As a recent graduate of the Royal Academy of Music, you have launched a busy and varied career from taking part in the OAE’s Experience Scheme, to winning the Nancy Nuttall Early Music Prize with the Tufnell Trio and working with many leading figures in the Early Music scene. How have you found the shift from education into the industry?
I spent five years working as a freelance musician between my Bachelor degree and my Masters, so the lines became a little blurred once I went back to study the viola da gamba. I found that taking time away from study was very valuable and helped me approach my Masters with more clarity and focus on what I wanted to gain.
As co-founder of Intesa, what do you enjoy most about your role, and how do you overcome any challenges?
Playing with Lucine Musaelian in Intesa has always felt effortless, which is why we chose the name, meaning ‘understanding’ in Italian. It’s been a joy to find a musical collaborator who is so open to trying things and with whom I feel so aligned. The fact that we create all our own arrangements allows us near endless freedom in our programming choices, enabling us to explore all the music we love most, from 10th-century Armenian chants to Radiohead.
Intesa Duo | Komitas: Keler tsoler (Armenian folksong, arr. Lucine Musaelian)
As a duo, it can be difficult to find schemes and funding opportunities which cater to such a small group, but we’ve found that audiences respond very enthusiastically to what we do, and we’ve been very lucky to receive valuable advice and support from people who really believe in our project.

With Intesa, you seek to tell stories in your performances through cultivating historical performance practice in a contemporary context. Can you tell us more?
We love finding connections between pieces and drawing together separate narrative threads from different traditions. We’re currently exploring the Italo-Armenian connection through the island of San Lazzaro degli Armeni in Venice. The island has been home to an Armenian monastery since 1717, where monks studied and transcribed ancient Armenian chant and folk music.

We also integrate folk music that was transcribed by Komitas Vartapet (1869–1935), an Armenian musicologist, composer, and priest who visited the monastery in 1907. Venice was, of course, one of the main hubs for musical performance and publishing in the 16th and 17th centuries, and home to perhaps the most famous baroque woman performer (including self-accompaniment!) and composer: Barbara Strozzi.
Intesa programmes are centred around the art of self-accompaniment across different genres. This is really fascinating – can you tell us more about these traditions?
Our approach to self-accompaniment is partly inspired by the historical figure Tarquinia Molza (1542–1617), who was a musician, writer, and lady-in-waiting in the 1580s Ferrarese court. Molza, who was involved with the Concerto delle donne (lit. ‘Consort of Ladies’), was known for her ability to sing highly virtuosic and improvised diminutions while accompanying herself on the viol.

We strive to emulate this originality and intimate form of storytelling in our arrangements and performances.
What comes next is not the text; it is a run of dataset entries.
diff --git a/box2mask_amd/functional.py b/box2mask_amd/functional.py
--- a/box2mask_amd/functional.py
+++ b/box2mask_amd/functional.py
@@ -215,7 +215,7 @@
 
 
 def conv_raw(x1, x2, wp, K: int, bias, rb: Rulebook | None, n_out: int, cout: int, out=None, accumulate=False,
-             tile_stats: list | None = None, logical_cin: int | None = None):
+             tile_stats: list | None = None, logical_cin: int | None = None, bn_bwd=None):
     c1 = x1.shape[1]
     c2 = x2.shape[1] if x2 is not None else 0
     if out is None and rb is not None and K > 1 and 0 < n_out < TINY_MAP_ROWS and not deterministic() and conv_zero_slab():
@@ -252,9 +252,19 @@
         if wrote.value:
             tile_stats.append((ts, ntiles))
         return out
+    wrote = ts = None
+    if bn_bwd is not None and rb is not None and n_out > 0 and bias is None:
+        rec = bn_bwd[0]
+        ts = torch.empty(((n_out + 63) // 64, 2, cout), dtype=torch.float64, device=x1.device)
+        wrote = ctypes.c_int32(0)
+        _call('b2m_conv_bn_bwd_next', rec.x.data_ptr(), rec.x.stride(0), _ptr(rec.y), rec.y.stride(0) if rec.y is not None else 0,
+              rec.mean.data_ptr(), rec.invstd.data_ptr(), 1 if rec.relu else 0, _ptr(rec.mask_scale), _ptr(rec.mask_shift),
+              ts.data_ptr(), ctypes.byref(wrote))
     _call('b2m_conv_fwd', x1.data_ptr(), x1.stride(0), c1, _ptr(x2), x2.stride(0) if x2 is not None else 0, c2,
           x1.shape[0], wp.data_ptr(), K, _ptr(bias), rbi, rbo, rbc, n_out, out.data_ptr(), out.stride(0), cout,
           1 if accumulate else 0, meta=meta)
+    if wrote is not None and wrote.value:
+        bn_bwd[1].append((ts, ts.shape[0]))
     return out
 
 
@@ -452,6 +462,7 @@
         ctx.rb_f, ctx.rb_b, ctx.mirror, ctx.c1 = rb_f, rb_b, mirror, c1
         ctx.src1, ctx.src2 = _node_id(in1), _node_id(in2)
         ctx._b2m_tag = next(_node_tags)
+        ctx.bn1, ctx.bn2 = _bn_bwd_record_of(in1), _bn_bwd_record_of(in2)
         if passthrough:
             ctx.set_materialize_grads(False)
             return (y, in1) if in2 is None else (y, in1, in2)
@@ -471,17 +482,24 @@
         if ctx.needs_input_grad[0]:
             wt = packed_weights.get(weight, True, ctx.mirror, 0, c1)
             acc = _accumulation_target(p1, x1.shape[0], c1, ctx._b2m_tag)
-            dx1 = conv_raw(dy, None, wt, K, None, ctx.rb_b, x1.shape[0], c1, out=acc, accumulate=acc is not None)
+            bn = _bn_bwd_live(ctx.bn1, x1.shape[0], c1)
+            dx1 = conv_raw(dy, None, wt, K, None, ctx.rb_b, x1.shape[0], c1, out=acc, accumulate=acc is not None, bn_bwd=bn)
             if p1 is not None and acc is None:
                 dx1 = dx1 + p1
+                bn = None
             _own(dx1, ctx.src1)
+            _attach_bn_bwd_sums(dx1, bn)
         if x2 is not None and ctx.needs_input_grad[1]:
             wt = packed_weights.get(weight, True, ctx.mirror, c1, x2.shape[1])
             acc = _accumulation_target(p2, x2.shape[0], x2.shape[1], ctx._b2m_tag)
-            dx2 = conv_raw(dy, None, wt, K, None, ctx.rb_b, x2.shape[0], x2.shape[1], out=acc, accumulate=acc is not None)
+            bn = _bn_bwd_live(ctx.bn2, x2.shape[0], x2.shape[1])
+            dx2 = conv_raw(dy, None, wt, K, None, ctx.rb_b, x2.shape[0], x2.shape[1], out=acc, accumulate=acc is not None,
+                           bn_bwd=bn)
             if p2 is not None and acc is None:
                 dx2 = dx2 + p2
+                bn = None
             _own(dx2, ctx.src2)
+            _attach_bn_bwd_sums(dx2, bn)
         if ctx.needs_input_grad[2]:
             dw = grad_slot(weight)
             if dw is None:
@@ -536,6 +554,53 @@
     if mark is None or mark == 0 or mark != node:
         return None
     return g
+
+
+def bn_bwd_fused() -> bool:
+    return os.environ.get('B2M_BN_BWD_FUSED', '1') == '1'
+
+
+bn_bwd_stats = {'fused': 0, 'reduced': 0}
+
+
+class _BnBwdRecord:
+    __slots__ = ('x', 'y', 'mean', 'invstd', 'mask_scale', 'mask_shift', 'relu', '__weakref__')
+
+    def __init__(self, x, y, mean, invstd, mask_scale, mask_shift, relu):
+        self.x, self.y = x.detach(), (y.detach() if y is not None else None)
+        self.mean, self.invstd, self.mask_scale, self.mask_shift, self.relu = mean, invstd, mask_scale, mask_shift, bool(relu)
+
+    def release(self):
+        self.x = self.y = self.mean = self.invstd = self.mask_scale = self.mask_shift = None
+
+
+def _bn_bwd_record_of(t):
+    fn = getattr(t, 'grad_fn', None) if t is not None else None
+    rec = getattr(fn, '_b2m_bn_bwd', None) if fn is not None else None
+    return weakref.ref(rec) if rec is not None else None
+
+
+def _bn_bwd_live(ref, n: int, c: int):
+    rec = ref() if ref is not None else None
+    if rec is None or rec.x is None or tuple(rec.x.shape) != (n, c) or not bn_bwd_fused():
+        return None
+    return (rec, [])
+
+
+def _attach_bn_bwd_sums(g, bn):
+    if bn is not None and bn[1]:
+        g._b2m_bn_sums = (bn[0], bn[1][0], g._version)
+
+
+def _take_bn_bwd_sums(dy, rec, n: int, c: int):
+    info = dy.__dict__.pop('_b2m_bn_sums', None) if dy is not None else None
+    if info is None or rec is None or info[0] is not rec or dy._version != info[2]:
+        return None
+    ts, ntiles = info[1]
+    if dy.dtype != torch.float32 or tuple(dy.shape) != (n, c) or not dy.is_contiguous() or tuple(ts.shape) != (ntiles, 2, c) or \
+            ntiles != (n + 63) // 64:
+        return None
+    return ts, ntiles
 
 
 def conv_tile_stats() -> bool:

Lucine has an Armenian background, and her approach to self-accompaniment is also inspired by the ashugh traditions of storytelling through song with the accompaniment of the kamancha: a popular string instrument in the Middle East that rests on the lap of the performer.
You founded the Vilalte Music Festival, which takes place annually in southern France, in 2014. How did that come about, and how does running a festival fit into your career?
The festival takes places in a very rural and remote area in the French Pyrenees, it’s the perfect environment to gather my favourite musicians and play some chamber music together!

We perform in local villages, some of which only have about 200 inhabitants, and it’s wonderful to hear the audiences’ reaction to music they may have rarely, if ever, heard before. I’d like to expand beyond the performance aspect and have an education branch to the festival in the future, focusing on early music, improv, and self-accompaniment. Watch this space!